Ein jugoslawischer Hodler ohne Holzfäller

Das Schaffhauser Museum zu Allerheiligen widmet dem Maler Velimir Ilišević eine grosse Einzelausstellung. Ilišević ist kurz vor dem Krieg aus dem damaligen Jugoslawien in die Schweiz gekommen. Heute lebt er in Stein am Rhein. Höhepunkt der Austellung ist die Gemäldeserie «Hodlers Spiel».

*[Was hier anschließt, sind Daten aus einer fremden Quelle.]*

int ps_get_state(ps_env* E, float* qpos, float* qvel, float* qacc_ws, float* ctrl, float* sustain, int32_t* t_idx,
                 uint8_t* last, void* stream) {
  if (!E) return fail("null env");
  GUARD(E);
  hipStream_t s = (hipStream_t)stream;
  size_t N = E->n;
  if (qpos) HIPCHK(hipMemcpyAsync(qpos, E->qpos, sizeof(float) * N * NV, hipMemcpyDeviceToDevice, s));
  if (qvel) HIPCHK(hipMemcpyAsync(qvel, E->qvel, sizeof(float) * N * NV, hipMemcpyDeviceToDevice, s));
  if (qacc_ws) HIPCHK(hipMemcpyAsync(qacc_ws, E->qws, sizeof(float) * N * NV, hipMemcpyDeviceToDevice, s));
  if (ctrl) HIPCHK(hipMemcpyAsync(ctrl, E->ctrl, sizeof(float) * N * NU, hipMemcpyDeviceToDevice, s));
  if (sustain) HIPCHK(hipMemcpyAsync(sustain, E->sustain, sizeof(float) * N, hipMemcpyDeviceToDevice, s));
  if (t_idx) HIPCHK(hipMemcpyAsync(t_idx, E->t_idx, sizeof(int) * N, hipMemcpyDeviceToDevice, s));
  if (last) HIPCHK(hipMemcpyAsync(last, E->last, N, hipMemcpyDeviceToDevice, s));
  return 0;
}

int ps_set_state(ps_env* E, const float* qpos, const float* qvel, const float* qacc_ws, const float* ctrl,
                 const float* sustain, const int32_t* t_idx, const uint8_t* last, void* stream) {
  if (!E) return fail("null env");
  GUARD(E);
  hipStream_t s = (hipStream_t)stream;
  size_t N = E->n;
  if (qpos) HIPCHK(hipMemcpyAsync(E->qpos, qpos, sizeof(float) * N * NV, hipMemcpyDeviceToDevice, s));
// ... 1 lines not shown
  if (qacc_ws) HIPCHK(hipMemcpyAsync(E->qws, qacc_ws, sizeof(float) * N * NV, hipMemcpyDeviceToDevice, s));
  if (ctrl) HIPCHK(hipMemcpyAsync(E->ctrl, ctrl, sizeof(float) * N * NU, hipMemcpyDeviceToDevice, s));
  if (sustain) HIPCHK(hipMemcpyAsync(E->sustain, sustain, sizeof(float) * N, hipMemcpyDeviceToDevice, s));
  if (t_idx) HIPCHK(hipMemcpyAsync(E->t_idx, t_idx, sizeof(int) * N, hipMemcpyDeviceToDevice, s));
  if (last) HIPCHK(hipMemcpyAsync(E->last, last, N, hipMemcpyDeviceToDevice, s));
  return 0;
}

int ps_set_applied(ps_env* E, const float* qfrc_applied, void* stream) {
  if (!E) return fail("null env");
  GUARD(E);
  if (!qfrc_applied) {
    E->applied_on = false;
    return 0;
  }
  HIPCHK(hipMemcpyAsync(E->applied, qfrc_applied, sizeof(float) * E->n * NV, hipMemcpyDeviceToDevice,
                        (hipStream_t)stream));
  E->applied_on = true;
  return 0;
}

int ps_reward_terms(ps_env* E, float* terms, void* stream) {
  if (!E || !terms) return fail("null argument");
  GUARD(E);
  HIPCHK(hipMemcpyAsync(terms, E->terms, sizeof(float) * E->n * PS_NTERMS, hipMemcpyDeviceToDevice,
                        (hipStream_t)stream));
  return 0;
}

int ps_fingertips(ps_env* E, float* xpos, void* stream) {
  if (!E || !xpos) return fail("null argument");
  GUARD(E);
  HIPCHK(hipMemcpyAsync(xpos, E->tips, sizeof(float) * E->n * 2 * PS_NFINGER * 3, hipMemcpyDeviceToDevice,
                        (hipStream_t)stream));
  return 0;
}

#ifdef PS_TIMING
int ps_debug_timing(ps_env* E, uint64_t* out) {
  static uint64_t* d = nullptr;
  static size_t cap = 0;
  size_t bytes = sizeof(uint64_t) * E->n * NPHASE;
  if (cap < bytes) {
    if (d) (void)hipFree(d);
    HIPCHK(hipMalloc(&d, bytes));
    cap = bytes;
    HIPCHK(hipMemset(d, 0, bytes));
    HIPCHK(hipMemcpyToSymbol(HIP_SYMBOL(g_timing), &d, sizeof(d)));
    return 0;
  }
  HIPCHK(hipDeviceSynchronize());
  if (out) HIPCHK(hipMemcpy(out, d, bytes, hipMemcpyDeviceToHost));
  HIPCHK(hipMemset(d, 0, bytes));
  return 0;
}
#endif

int ps_musical_metrics(ps_env* E, float* episode, int32_t* episodes, void* stream) {
  if (!E) return fail("null argument");
  GUARD(E);
  if (episode)
    HIPCHK(hipMemcpyAsync(episode, E->mus_ep, sizeof(float) * E->n * PS_NMUSIC, hipMemcpyDeviceToDevice,
                          (hipStream_t)stream));
  if (episodes)
    HIPCHK(hipMemcpyAsync(episodes, E->mus_cnt, sizeof(int) * E->n, hipMemcpyDeviceToDevice, (hipStream_t)stream));
  return 0;
}

int ps_solver_stats(ps_env* E, int32_t* stats, void* stream) {
  if (!E || !stats) return fail("null argument");
  GUARD(E);
  HIPCHK(hipMemcpyAsync(stats, E->stats, sizeof(int) * E->n * PS_NSTATS, hipMemcpyDeviceToDevice, (hipStream_t)stream));
  return 0;
}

Die Ausstellung unter dem Titel «Velimir Ilišević – Zwischen Halt und Neubeginn» gibt einen umfassenden Überblick über das Schaffen des im ehemaligen Jugoslawien aufgewachsenen 51-Jährigen.

Die Werke sind in den letzten 25 Jahren entstanden und spannen den Bogen von seinen ersten Arbeiten bis zu den jüngsten Schöpfungen. Seit fast 30 Jahren lebt Velimir Ilišević in der Schweiz. Kurz vor Kriegsausbruch verliess er 1989 seine frühere Heimat, das damalige Jugoslawien.

Ilišević zeichnet Hodler weiter

Im Mittelpunkt der Ausstellung steht der zwischen 2013 und 2015 entstandene Gemäldezyklus «Hodlers Spiel», der vom berühmtem Bild «Der Holzfäller» ausgeht. Ilišević verarbeitet in der Serie seine eigene Familiengeschichte.

Immer wieder finden sich auch Motive, in denen er sich mit dem jugoslawischen Bürgerkrieg auseinandersetzt. Wie stets liege auch hier das Anliegen des Künstlers offen: vom Besonderen zum Allgemeinen, von persönlichen zu den allgemeinen menschlichen Verhältnissen zu gelangen, heisst es im Text zur Ausstellung.

Gezeigt werden ausserdem Zeichnungen, die den Entstehungsprozess der Bilder verdeutlichen, sowie das Frühwerk des Künstlers. Etliche der Arbeiten sind zum ersten Mal zu sehen.

(sted; Regionaljournal Zürich Schaffhausen, 17:30 Uhr)

Wann und wo?

Die Ausstellung ist vom 24. September 2016 bis 12. Februar 2017 im Museum zu Allerheiligen zu sehen.